I've got one just like it (Well-almost like it, mine has case wear). Mine is from 1965. Has the date code stamped on bottom. What does yours have on the bottom?   I bought mine for a quarter too, but I bought mine in the 1970's in Biloxi, Miss. at a gas station and drank the contents. I was about 10 years old on a family trip. I bought only because it was embossed! All the others were ACL in the cold case.

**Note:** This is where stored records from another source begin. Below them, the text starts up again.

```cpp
template <typename T>
static int se_bn_bwd_t(const void* gout, const void* ya, int64_t ca, const void* yb, int64_t cb,
                       const float* scale, const float* shift, const float* bn_mean,
                       const float* bn_invstd, int training, const float* w1, const float* w2,
                       int64_t cr, const float* s, const float* hidden, const float* mean,
                       void* gya, void* gyb, float* ggamma, float* gbeta, float* gw1, float* gw2,
                       int64_t n, int64_t hw, void* workspace, hipStream_t st) {
  const int64_t c = ca + cb;
  SeWs ws = se_carve(workspace, n, c, cr, hw);
  const int chunks = (int)se_chunks(hw);
  const double big = (double)sizeof(T) * n * c * (double)hw;
  MDE_LAUNCH(mde::K_SE_BWD_DOT, 2.0 * big, st, sebn_bwd_reduce_kernel<T>,
             dim3(chunks, (unsigned)(n * c)), dim3(256), 0, (const T*)gout, (const T*)ya, ca,
             (const T*)yb, cb, hw, chunks, scale, shift, bn_mean, ws.part, ws.part4);
  const int fcs = se_bfc(ws, chunks, n, c, cr, w1, w2, nullptr, 0, s, hidden, mean, gw1, gw2,
                         nullptr, nullptr, st, true);
  if (fcs) return fcs;
  MDE_LAUNCH(mde::K_SE_BWD_FC, 16.0 * n * c * chunks + 4.0 * (3.0 * c * cr + n * (3.0 * c + 3.0 * cr)),
             st, sebn_bwd_combine_kernel,
             dim3((unsigned)(c + mde::cdiv(2 * c * cr, 256))), dim3(256), 0, ws.part4, chunks, n, c,
             hw, s, ws.dm, scale, bn_invstd, training, ggamma, gbeta, ws.coef, (int)cr, w1, ws.dz,
             ws.dh, hidden, mean, gw1, gw2);
  MDE_LAUNCH(mde::K_SE_BWD_APPLY, 3.0 * big, st, sebn_bwd_apply_kernel<T>,
             dim3(stream_grid(n * c * hw / 4)), dim3(256), 0, (const T*)gout, (const T*)ya, ca,
             (const T*)yb, cb, hw, n * c, s, ws.dm, 1.f / (float)hw, scale, shift, bn_mean,
             ws.coef, (T*)gya, (T*)gyb);
  return MDE_OK;
}

extern "C" {

int mde_se_bn_fwd(const void* ya, int64_t ca, const void* yb, int64_t cb, const float* scale,
                  const float* shift, const float* w1, const float* w2, int64_t cr, void* out,
                  float* s, float* hidden, float* mean, int64_t n, int64_t h, int64_t w,
                  void* workspace, int dtype, void* stream) {
  if (dtype != MDE_F32 && dtype != MDE_BF16) return MDE_ERR_UNSUPPORTED;
  const int64_t c = ca + cb, hw = h * w;
  if (!ya || ca <= 0 || cb < 0 || (cb > 0 && !yb) || !scale || !shift || !w1 || !w2 ||
      cr <= 0 || !out || !s || !hidden || !mean || n <= 0 || hw <= 0 || !workspace ||
      c > 4096 || cr > 4096 || n > 65535 || n * c > 65535)
    return MDE_ERR_INVALID_ARG;
  hipStream_t st = (hipStream_t)stream;
  return dtype == MDE_BF16
             ? se_bn_fwd_t<mde::bf16>(ya, ca, yb, cb, scale, shift, w1, w2, cr, out, s, hidden,
                                      mean, n, hw, workspace, st)
             : se_bn_fwd_t<float>(ya, ca, yb, cb, scale, shift, w1, w2, cr, out, s, hidden, mean,
                                  n, hw, workspace, st);
}

int mde_se_bn_bwd(const void* gout, const void* ya, int64_t ca, const void* yb, int64_t cb,
                  const float* scale, const float* shift, const float* bn_mean,
                  const float* bn_invstd, int training, const float* w1, const float* w2,
                  int64_t cr, const float* s, const float* hidden, const float* mean, void* gya,
                  void* gyb, float* ggamma, float* gbeta, float* gw1, float* gw2, int64_t n,
                  int64_t h, int64_t w, void* workspace, int dtype, void* stream) {
  if (dtype != MDE_F32 && dtype != MDE_BF16) return MDE_ERR_UNSUPPORTED;
  const int64_t c = ca + cb, hw = h * w;
  if (!gout || !ya || ca <= 0 || cb < 0 || (cb > 0 && (!yb || !gyb)) || !gya || !scale ||
      !shift || !bn_mean || !bn_invstd || !w1 || !w2 || cr <= 0 || !s || !hidden || !mean ||
      !gw1 || !gw2 || n <= 0 || hw <= 0 || !workspace || c > 4096 || cr > 4096 ||
      n > 65535 || n * c > 65535)
    return MDE_ERR_INVALID_ARG;
  hipStream_t st = (hipStream_t)stream;
  return dtype == MDE_BF16
             ? se_bn_bwd_t<mde::bf16>(gout, ya, ca, yb, cb, scale, shift, bn_mean, bn_invstd,
                                      training, w1, w2, cr, s, hidden, mean, gya, gyb, ggamma,
                                      gbeta, gw1, gw2, n, hw, workspace, st)
             : se_bn_bwd_t<float>(gout, ya, ca, yb, cb, scale, shift, bn_mean, bn_invstd,
                                  training, w1, w2, cr, s, hidden, mean, gya, gyb, ggamma, gbeta,
                                  gw1, gw2, n, hw, workspace, st);
}

}
```

### monocular_depth_estimation_amd/csrc/skip.hip

```cpp
#include "common.h"

namespace {

constexpr int kMaxC = 64;

template <int CO, int PPT, bool BNR = false, typename T = float>
__global__ void __launch_bounds__(256)
    skip_fwd_kernel(const T* __restrict__ r, const T* __restrict__ d,
                    const float* __restrict__ wt, const float* __restrict__ b,
                    T* __restrict__ out, int64_t n, int cin, int cout,
                    int64_t hw, const float* __restrict__ isc = nullptr,
                    const float* __restrict__ ish = nullptr) {
  __shared__ float sw[kMaxC * kMaxC];
  __shared__ float sb[kMaxC];
  for (int i = threadIdx.x; i < cin * cout; i += blockDim.x) sw[i] = wt[i];
  for (int i = threadIdx.x; i < cout; i += blockDim.x) sb[i] = b[i];
  __syncthreads();
  const int64_t groups = hw / PPT;
  const int64_t total = n * groups;
  for (int64_t t = blockIdx.x * (int64_t)blockDim.x + threadIdx.x; t < total;
       t += (int64_t)gridDim.x * blockDim.x) {
    const int64_t nidx = t / groups;
    const int64_t p = (t - nidx * groups) * PPT;
    const T* rp = r + nidx * cin * hw + p;
// ... 169 lines not shown
                       const float* __restrict__ imean = nullptr) {
  static_assert(CI % 4 == 0 && (!BNS || BNR), "channel groups of 4; BN sums need BNR");
  constexpr int NG = CI / 4, QPB = 256 / NG;
  constexpr int ROW = CI + 1 + (BNS ? 2 * CI : 0);
  __shared__ float red[4][ROW];
  const int tid = threadIdx.x, grp = tid % NG, qi = tid / NG;
  float w[4], bs[4], bh[4], mu[4];
#pragma unroll
  for (int k = 0; k < 4; ++k) {
    const int c = 4 * grp + k;
    w[k] = wt[c];
    bs[k] = BNR ? isc[c] : 1.f;
    bh[k] = BNR ? ish[c] : 0.f;
    mu[k] = BNS ? imean[c] : 0.f;
  }
  float aw[4] = {}, e1[4] = {}, e2[4] = {}, ab = 0.f;
  const int64_t q4 = hw >> 2, total = n * q4;
  for (int64_t t = (int64_t)blockIdx.x * QPB + qi; t < total; t += (int64_t)gridDim.x * QPB) {
    const int64_t nidx = t / q4, p = (t - nidx * q4) << 2;
    const float4 gv = mde::ld4(g + nidx * hw + p);
    if (grp == 0) ab += (gv.x + gv.y) + (gv.z + gv.w);
    const int64_t base = (nidx * CI + 4 * grp) * hw + p;
    float4 a[4], e[4];
#pragma unroll
    for (int k = 0; k < 4; ++k) {
      a[k] = mde::ld4(r + base + k * hw);
      e[k] = mde::ld4(d + base + k * hw);
    }
#pragma unroll
    for (int k = 0; k < 4; ++k) {
      auto act = [&](float v) { return BNR ? fmaxf(v * bs[k] + bh[k], 0.f) : v; };
      const float4 sv = make_float4(act(a[k].x) + e[k].x, act(a[k].y) + e[k].y,
                                    act(a[k].z) + e[k].z, act(a[k].w) + e[k].w);
      aw[k] += (gv.x * sv.x + gv.y * sv.y) + (gv.z * sv.z + gv.w * sv.w);
      const float4 o4 = make_float4(w[k] * gv.x, w[k] * gv.y, w[k] * gv.z, w[k] * gv.w);
      mde::st4(gs + base + k * hw, o4);
      if constexpr (BNS) {
        const float av[4] = {a[k].x, a[k].y, a[k].z, a[k].w}, ov[4] = {o4.x, o4.y, o4.z, o4.w};
#pragma unroll
        for (int j = 0; j < 4; ++j) {
          const float ev = av[j] * bs[k] + bh[k] > 0.f ? ov[j] : 0.f;
          e1[k] += ev;
          e2[k] += ev * (av[j] - mu[k]);
        }
      }
    }
  }
  auto gsum = [&](float v) {
#pragma unroll
    for (int o = NG; o < 64; o <<= 1) v += __shfl_xor(v, o, 64);
    return v;
  };
  const int lane = tid & 63, wv = tid >> 6;
#pragma unroll
  for (int k = 0; k < 4; ++k) {
    const float sw = gsum(aw[k]);
    float s1 = 0.f, s2 = 0.f;
    if constexpr (BNS) {
      s1 = gsum(e1[k]);
      s2 = gsum(e2[k]);
    }
    if (lane < NG) {
      const int c = 4 * lane + k;
      red[wv][c] = sw;
      if constexpr (BNS) {
        red[wv][CI + 1 + 2 * c] = s1;
        red[wv][CI + 1 + 2 * c + 1] = s2;
      }
    }
  }
  const float sb = gsum(ab);
  if (lane == 0) red[wv][CI] = sb;
  __syncthreads();
  for (int i = tid; i < ROW; i += 256)
    slab[(int64_t)blockIdx.x * ROW + i] = (red[0][i] + red[1][i]) + (red[2][i] + red[3][i]);
}
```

I saw the embossed sitting in the back, dug it out and it had Grape flavored soda. (GROSS! I hate grape stuff), but I collected bottles, was the only embossed I had ever seen.


----------



## bubbas dad (Jul 29, 2005)

the embossing on the bottom reads "dr pepper bottling co. bellaire, o." and a square with a "g" inside. no date codes.


----------



## Gunsmoke47 (Jul 29, 2005)

Hey John, a square type G inside a square is the Glenshaw Glass Co, , Glenshaw Pa. 1895 to date.(of this reference book. 1971)That particular mark was adopted in 1932. I know it doesn't tell you much about the bottle date, but at least you know the maker.  Kelley


----------



## BARQS19 (Aug 6, 2005)

Hi that design, Drink Barq's It's Good within a square dates to around the 50s. I have that same bottle, no date mentioned.  I have other Barq's just like it from other towns but they are all put up. Bottle is worth around $5.
 Robert
 BARQS19


----------



## bubbas dad (Aug 6, 2005)

thanks. i was thinking late 40's or 50's


----------



## madman (Aug 7, 2005)

hey bd, nice bottle man ,love to see your stuff !!! man i was digging today and youd be sickined by all the broken dd cokes i was finding all the bigger stuff gets broken it seems  mike


----------



## bubbas dad (Aug 7, 2005)

just think of all the great bottles just laying out there covered up waiting for someone to help them to the surface. makes you want to run out there with a shovel and ease their suffering.by your recent posts, looks like you hit a great spot . haven't found much around here lately. have bought a few from ebay though. good luck with your digging.


----------



## madman (Aug 8, 2005)

hey bd ino its keeps me up nights thinking about it, hey i love to dig others like to browse i like both, but theres no thrill like digging up a bottle, man what a rush   mike


----------



## cait_p (Aug 21, 2005)

Ah ha!!! I've found one just like the one pictured, cleaning up very nicely, no chips or scratches. On the bottom, mine says the following:

 DESIGN PAT.D-98026

 7517-2 B 36

 Any thoughts? I'd love to hear them!!! Also, might anyone want this gem? As I've said elsewhere, I'm not a collector myself, I have nowhere to keep these things without them getting damaged, and I'd love to pass them on to people who will appreciate them.

 Thanks,
 Cait


----------